## REQUIRED WORK
Only lines holding "double" are wanted; copy each of them from the records below.

## INFORMATION

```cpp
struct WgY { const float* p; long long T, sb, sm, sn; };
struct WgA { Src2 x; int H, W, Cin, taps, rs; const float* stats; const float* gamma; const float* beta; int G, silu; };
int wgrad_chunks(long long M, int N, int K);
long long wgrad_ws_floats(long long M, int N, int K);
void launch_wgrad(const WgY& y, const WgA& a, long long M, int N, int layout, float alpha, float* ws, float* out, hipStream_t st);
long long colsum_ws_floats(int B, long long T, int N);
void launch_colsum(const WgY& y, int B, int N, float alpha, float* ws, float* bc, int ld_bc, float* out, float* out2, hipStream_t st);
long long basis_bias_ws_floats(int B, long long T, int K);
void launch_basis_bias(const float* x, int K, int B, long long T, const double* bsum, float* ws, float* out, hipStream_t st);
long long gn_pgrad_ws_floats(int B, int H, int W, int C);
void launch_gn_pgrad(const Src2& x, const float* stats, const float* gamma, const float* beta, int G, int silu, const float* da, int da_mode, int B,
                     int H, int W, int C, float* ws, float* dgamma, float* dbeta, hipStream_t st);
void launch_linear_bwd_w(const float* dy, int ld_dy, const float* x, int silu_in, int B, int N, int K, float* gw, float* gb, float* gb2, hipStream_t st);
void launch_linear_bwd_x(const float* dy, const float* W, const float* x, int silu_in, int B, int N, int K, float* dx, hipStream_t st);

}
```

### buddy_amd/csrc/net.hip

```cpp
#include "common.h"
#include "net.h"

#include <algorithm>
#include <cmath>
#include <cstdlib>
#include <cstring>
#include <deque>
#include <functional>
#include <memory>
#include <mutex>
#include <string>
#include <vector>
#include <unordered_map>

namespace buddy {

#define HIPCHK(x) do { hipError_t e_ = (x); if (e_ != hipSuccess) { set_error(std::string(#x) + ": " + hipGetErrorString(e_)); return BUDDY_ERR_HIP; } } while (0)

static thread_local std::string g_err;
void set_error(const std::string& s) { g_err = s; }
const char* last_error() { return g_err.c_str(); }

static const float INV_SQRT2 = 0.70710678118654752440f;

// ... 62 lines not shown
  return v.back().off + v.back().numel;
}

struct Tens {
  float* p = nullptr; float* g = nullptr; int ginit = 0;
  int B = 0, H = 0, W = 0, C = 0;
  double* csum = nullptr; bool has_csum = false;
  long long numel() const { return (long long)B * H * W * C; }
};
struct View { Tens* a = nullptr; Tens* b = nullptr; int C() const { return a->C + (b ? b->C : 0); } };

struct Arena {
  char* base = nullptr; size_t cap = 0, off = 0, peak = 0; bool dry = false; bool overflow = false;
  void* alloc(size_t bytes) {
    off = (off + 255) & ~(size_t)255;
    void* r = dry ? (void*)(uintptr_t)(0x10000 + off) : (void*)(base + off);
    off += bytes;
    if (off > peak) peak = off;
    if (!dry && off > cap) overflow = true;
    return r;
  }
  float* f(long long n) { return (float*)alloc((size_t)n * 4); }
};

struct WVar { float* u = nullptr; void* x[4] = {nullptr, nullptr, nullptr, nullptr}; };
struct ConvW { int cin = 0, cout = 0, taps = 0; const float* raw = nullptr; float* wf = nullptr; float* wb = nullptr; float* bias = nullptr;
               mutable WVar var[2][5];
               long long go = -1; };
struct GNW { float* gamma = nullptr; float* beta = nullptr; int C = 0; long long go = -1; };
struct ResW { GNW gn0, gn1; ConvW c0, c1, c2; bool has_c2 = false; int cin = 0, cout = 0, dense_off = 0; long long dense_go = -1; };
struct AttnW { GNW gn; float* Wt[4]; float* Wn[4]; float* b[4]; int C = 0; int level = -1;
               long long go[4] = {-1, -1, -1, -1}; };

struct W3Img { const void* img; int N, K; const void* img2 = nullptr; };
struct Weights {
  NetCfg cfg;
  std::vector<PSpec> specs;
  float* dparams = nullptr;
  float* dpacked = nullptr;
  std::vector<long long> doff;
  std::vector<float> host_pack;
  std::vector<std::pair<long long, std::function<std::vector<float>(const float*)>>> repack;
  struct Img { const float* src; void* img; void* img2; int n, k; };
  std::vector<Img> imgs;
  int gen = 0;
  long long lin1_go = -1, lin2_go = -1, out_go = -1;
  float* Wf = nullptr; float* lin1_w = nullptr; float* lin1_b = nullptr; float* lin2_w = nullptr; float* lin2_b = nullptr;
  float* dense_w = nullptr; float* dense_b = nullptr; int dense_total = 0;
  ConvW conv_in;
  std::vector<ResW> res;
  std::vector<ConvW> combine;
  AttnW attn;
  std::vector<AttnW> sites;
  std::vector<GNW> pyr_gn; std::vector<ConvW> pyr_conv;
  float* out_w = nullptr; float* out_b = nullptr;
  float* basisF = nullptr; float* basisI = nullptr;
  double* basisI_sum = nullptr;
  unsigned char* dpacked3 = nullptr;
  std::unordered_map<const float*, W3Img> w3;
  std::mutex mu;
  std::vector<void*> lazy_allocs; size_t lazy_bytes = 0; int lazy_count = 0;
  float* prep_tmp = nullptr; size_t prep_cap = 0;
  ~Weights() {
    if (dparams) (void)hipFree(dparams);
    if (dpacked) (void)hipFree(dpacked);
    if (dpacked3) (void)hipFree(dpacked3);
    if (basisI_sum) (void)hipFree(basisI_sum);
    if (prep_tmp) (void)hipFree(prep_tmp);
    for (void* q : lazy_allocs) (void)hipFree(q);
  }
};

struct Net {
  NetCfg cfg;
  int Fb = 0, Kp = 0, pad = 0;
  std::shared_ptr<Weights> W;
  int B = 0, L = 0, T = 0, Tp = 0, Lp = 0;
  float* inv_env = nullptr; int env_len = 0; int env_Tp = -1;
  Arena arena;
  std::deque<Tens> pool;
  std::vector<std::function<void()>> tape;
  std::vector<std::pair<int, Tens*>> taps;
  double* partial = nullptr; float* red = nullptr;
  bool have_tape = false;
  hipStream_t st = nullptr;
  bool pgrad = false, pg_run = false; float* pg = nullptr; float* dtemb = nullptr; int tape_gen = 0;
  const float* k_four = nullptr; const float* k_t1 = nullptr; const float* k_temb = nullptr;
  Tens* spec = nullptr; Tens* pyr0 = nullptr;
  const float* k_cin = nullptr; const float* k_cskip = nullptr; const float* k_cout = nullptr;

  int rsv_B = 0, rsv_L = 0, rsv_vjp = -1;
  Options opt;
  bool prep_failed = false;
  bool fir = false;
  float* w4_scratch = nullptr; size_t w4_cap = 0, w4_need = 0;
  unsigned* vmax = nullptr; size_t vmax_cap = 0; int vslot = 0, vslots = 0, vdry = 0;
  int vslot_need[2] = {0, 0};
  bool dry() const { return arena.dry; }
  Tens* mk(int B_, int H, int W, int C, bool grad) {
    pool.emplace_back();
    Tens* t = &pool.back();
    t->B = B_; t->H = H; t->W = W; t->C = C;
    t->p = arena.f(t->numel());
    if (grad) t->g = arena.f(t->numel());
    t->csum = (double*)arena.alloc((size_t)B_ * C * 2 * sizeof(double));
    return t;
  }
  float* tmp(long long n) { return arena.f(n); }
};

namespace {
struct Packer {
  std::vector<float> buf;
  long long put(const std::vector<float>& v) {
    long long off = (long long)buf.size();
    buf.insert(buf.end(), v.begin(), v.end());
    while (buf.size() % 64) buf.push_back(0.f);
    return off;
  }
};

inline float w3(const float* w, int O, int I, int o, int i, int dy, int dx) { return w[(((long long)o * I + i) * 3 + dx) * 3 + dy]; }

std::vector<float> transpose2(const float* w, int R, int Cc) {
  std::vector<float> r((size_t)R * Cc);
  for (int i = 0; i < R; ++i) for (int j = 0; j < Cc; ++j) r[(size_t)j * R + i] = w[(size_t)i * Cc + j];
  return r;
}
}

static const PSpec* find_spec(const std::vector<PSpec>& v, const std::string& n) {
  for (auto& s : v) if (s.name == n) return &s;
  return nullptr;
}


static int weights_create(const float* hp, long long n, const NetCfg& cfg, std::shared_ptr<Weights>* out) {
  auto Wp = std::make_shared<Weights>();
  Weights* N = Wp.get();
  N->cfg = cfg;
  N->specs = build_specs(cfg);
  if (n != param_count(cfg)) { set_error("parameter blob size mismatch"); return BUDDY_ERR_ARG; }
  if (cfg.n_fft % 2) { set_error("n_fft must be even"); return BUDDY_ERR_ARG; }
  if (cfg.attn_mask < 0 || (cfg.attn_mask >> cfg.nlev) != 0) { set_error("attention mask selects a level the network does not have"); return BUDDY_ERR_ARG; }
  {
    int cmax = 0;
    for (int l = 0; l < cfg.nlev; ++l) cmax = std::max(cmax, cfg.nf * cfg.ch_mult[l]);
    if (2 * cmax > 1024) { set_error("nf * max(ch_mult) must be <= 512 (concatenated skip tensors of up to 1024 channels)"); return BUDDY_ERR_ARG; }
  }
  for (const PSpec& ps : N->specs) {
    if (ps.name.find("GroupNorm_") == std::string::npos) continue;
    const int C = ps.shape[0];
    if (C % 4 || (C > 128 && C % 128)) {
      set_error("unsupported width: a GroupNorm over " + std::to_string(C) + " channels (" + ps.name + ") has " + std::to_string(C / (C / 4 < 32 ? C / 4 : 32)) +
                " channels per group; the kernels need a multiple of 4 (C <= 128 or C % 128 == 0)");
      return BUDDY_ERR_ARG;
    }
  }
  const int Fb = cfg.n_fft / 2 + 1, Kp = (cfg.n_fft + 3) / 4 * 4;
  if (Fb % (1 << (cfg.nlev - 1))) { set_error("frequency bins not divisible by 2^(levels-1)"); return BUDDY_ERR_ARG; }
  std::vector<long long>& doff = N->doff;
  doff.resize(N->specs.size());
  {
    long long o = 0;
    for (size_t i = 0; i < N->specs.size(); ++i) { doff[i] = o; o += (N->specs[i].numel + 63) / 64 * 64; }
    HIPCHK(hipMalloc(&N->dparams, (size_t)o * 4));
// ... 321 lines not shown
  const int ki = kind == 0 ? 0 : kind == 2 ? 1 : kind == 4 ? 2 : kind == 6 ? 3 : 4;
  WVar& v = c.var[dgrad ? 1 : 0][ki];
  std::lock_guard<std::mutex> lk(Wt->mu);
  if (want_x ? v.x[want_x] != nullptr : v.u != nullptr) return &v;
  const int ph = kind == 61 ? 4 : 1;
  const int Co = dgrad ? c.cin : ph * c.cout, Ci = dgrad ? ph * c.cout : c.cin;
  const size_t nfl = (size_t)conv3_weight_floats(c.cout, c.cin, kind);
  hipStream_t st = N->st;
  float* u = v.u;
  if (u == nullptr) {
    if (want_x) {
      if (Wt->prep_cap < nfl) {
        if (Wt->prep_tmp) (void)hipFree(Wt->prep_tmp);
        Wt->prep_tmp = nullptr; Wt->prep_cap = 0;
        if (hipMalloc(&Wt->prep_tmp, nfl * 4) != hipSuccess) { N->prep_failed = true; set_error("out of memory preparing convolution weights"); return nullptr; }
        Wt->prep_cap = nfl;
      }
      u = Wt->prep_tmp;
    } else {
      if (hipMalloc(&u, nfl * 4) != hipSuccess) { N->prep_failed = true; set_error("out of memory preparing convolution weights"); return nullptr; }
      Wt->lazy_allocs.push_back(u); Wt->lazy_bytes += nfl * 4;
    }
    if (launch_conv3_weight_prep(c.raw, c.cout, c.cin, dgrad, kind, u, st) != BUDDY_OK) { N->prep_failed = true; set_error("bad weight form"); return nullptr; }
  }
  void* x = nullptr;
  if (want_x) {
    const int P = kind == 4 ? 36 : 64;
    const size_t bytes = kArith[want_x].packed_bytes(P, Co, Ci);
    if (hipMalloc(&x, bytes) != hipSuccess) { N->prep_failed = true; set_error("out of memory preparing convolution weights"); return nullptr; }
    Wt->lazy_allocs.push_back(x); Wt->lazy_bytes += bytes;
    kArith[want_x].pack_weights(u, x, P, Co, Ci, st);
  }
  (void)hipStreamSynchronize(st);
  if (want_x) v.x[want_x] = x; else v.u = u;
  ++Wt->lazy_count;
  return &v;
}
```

## ANSWER TO THIS TASK
void launch_basis_bias(const float* x, int K, int B, long long T, const double* bsum, float* ws, float* out, hipStream_t st);
  double* csum = nullptr; bool has_csum = false;
  double* basisI_sum = nullptr;
  double* partial = nullptr; float* red = nullptr;
    t->csum = (double*)arena.alloc((size_t)B_ * C * 2 * sizeof(double));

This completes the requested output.